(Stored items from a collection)
★ ★ ★

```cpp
int32_t solve(cdh_handle h, const cdh_options* o, cdh::VisitScheduler& sched, cdh_stats* st) {
    bool prev_converged = false, converged = true;
    std::vector<int64_t> visit;
    st->converged = 0;
    for (int64_t iter = 0; iter < o->maxIter;) {
        {
            int outcome = kCsNotNow;
            CHK(cov_solve(h, o, sched, st, &prev_converged, &converged, &iter, &outcome));
            if (outcome == kCsFinished) break;
            if (outcome == kCsAgain) continue;
        }
        const bool full = converged;
        sched.next_pass(h->x, full, visit);
        double maxH = 0.0;
        if (!visit.empty()) CHK(run_pass(h, visit.data(), (int64_t)visit.size(), &maxH, full));
        else h->x.dropzeros();
        h->gc.st.unprepared();
        st->passes += 1; st->visits += (int64_t)visit.size(); st->maxH = maxH;
        if (full) st->full_passes += 1;
        prev_converged = converged;
        converged = maxH < o->optTol;
        ++iter;
        if (prev_converged && converged) { st->converged = 1; break; }
    }
    st->domain_error = h->domain_error ? 1 : 0;
    return CDH_OK;
}

int32_t lambda_max(cdh_handle h, double* out, std::vector<double>* dots = nullptr ) {
    CHK(col_dots(h, 0, h->p, h->r, h->loss == CDH_WLS));
    std::vector<double> cd_own;
    std::vector<double>& cd = dots ? *dots : cd_own;
    cd.resize((size_t)(2 * h->p));
    HIPCHK(h, hipMemcpyAsync(cd.data(), h->d_colout, sizeof(double) * 2 * h->p, hipMemcpyDeviceToHost, h->stream));
    double denom = (double)h->n_total;
    if (h->loss == CDH_SQRT) {
        CHK(resid_moments_dev(h));
        HIPCHK(h, hipMemcpyAsync(h->h_red, h->d_red, sizeof(double) * 4, hipMemcpyDeviceToHost, h->stream));
    }
    HIPCHK(h, hipStreamSynchronize(h->stream));
    h->rs.dots_taken(cd, h->loss == CDH_WLS);
    if (h->loss == CDH_SQRT) denom = std::sqrt(h->h_red[1]);
    const std::vector<double>& om = h->h_omega;
    double lmax = 0.0;
    for (int64_t k = 0; k < h->p; ++k) {
        double t = std::fabs(-cd[(size_t)(2 * k)] / denom);
        if (h->has_omega) t /= om[(size_t)k];
        if (t > lmax) lmax = t;
    }
    *out = lmax;
    return CDH_OK;
}

void free_all(cdh_handle h) {
    if (!h) return;
    (void)hipSetDevice(h->device);
    if (h->xs.communicator() && g_rccl.CommDestroy) g_rccl.CommDestroy(h->xs.communicator());
    for (void* m : h->p2p_mapped) (void)hipIpcCloseMemHandle(m);
    const hipEvent_t ev[] = {h->ev0, h->ev1};
    const hipStream_t stream = h->stream;
    delete h;
    for (hipEvent_t e : ev) if (e) (void)hipEventDestroy(e);
    if (stream) (void)hipStreamDestroy(stream);
}

template <typename F> int32_t guarded_as(cdh_handle h, F&& body) {
    try { return body(); }
    catch (const std::bad_alloc&) { return fail(h, CDH_OOM, "host allocation failed"); }
    catch (const std::exception& e) { return fail(h, CDH_BAD_ARG, e.what()); }
    catch (...) { return fail(h, CDH_BAD_ARG, "unknown C++ exception"); }
}
template <typename F> int32_t guarded(F&& body) { return guarded_as(nullptr, body); }
template <typename F> int32_t guarded(cdh_handle h, F&& body) {
    if (!h) return fail(nullptr, CDH_BAD_ARG, "handle is NULL");
// ... 1450 lines not shown
```

### coordinatedescent.jl_amd/csrc/gram_kernels.hpp

```cpp
#pragma once
#include <type_traits>

#include "kernels.hpp"

namespace cdk {

typedef double dvec4 __attribute__((ext_vector_type(4)));

template <int NG> struct GramRec {
    static constexpr int B = 16 * NG;
    static constexpr int NT = NG * (NG + 1) / 2;
    static constexpr int OFF_C = NT * 256;
    static constexpr int OFF_Q = OFF_C + B;
    static constexpr int N = OFF_Q + 1;
    __host__ __device__ static constexpr int g(int s, int j) {
        const int gs = s >> 4, gj = j >> 4;
        return tile(gs, gj) * 256 + (s & 15) * 16 + (j & 15);
    }
    __host__ __device__ static constexpr int tile(int gs, int gj) {
        return gs * NG - gs * (gs - 1) / 2 + (gj - gs);
    }
};
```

★ ★ ★

=== Assigned task ===
Report every line of the entries that carries the word "bool".

=== Exercise solution ===
    bool prev_converged = false, converged = true;
        const bool full = converged;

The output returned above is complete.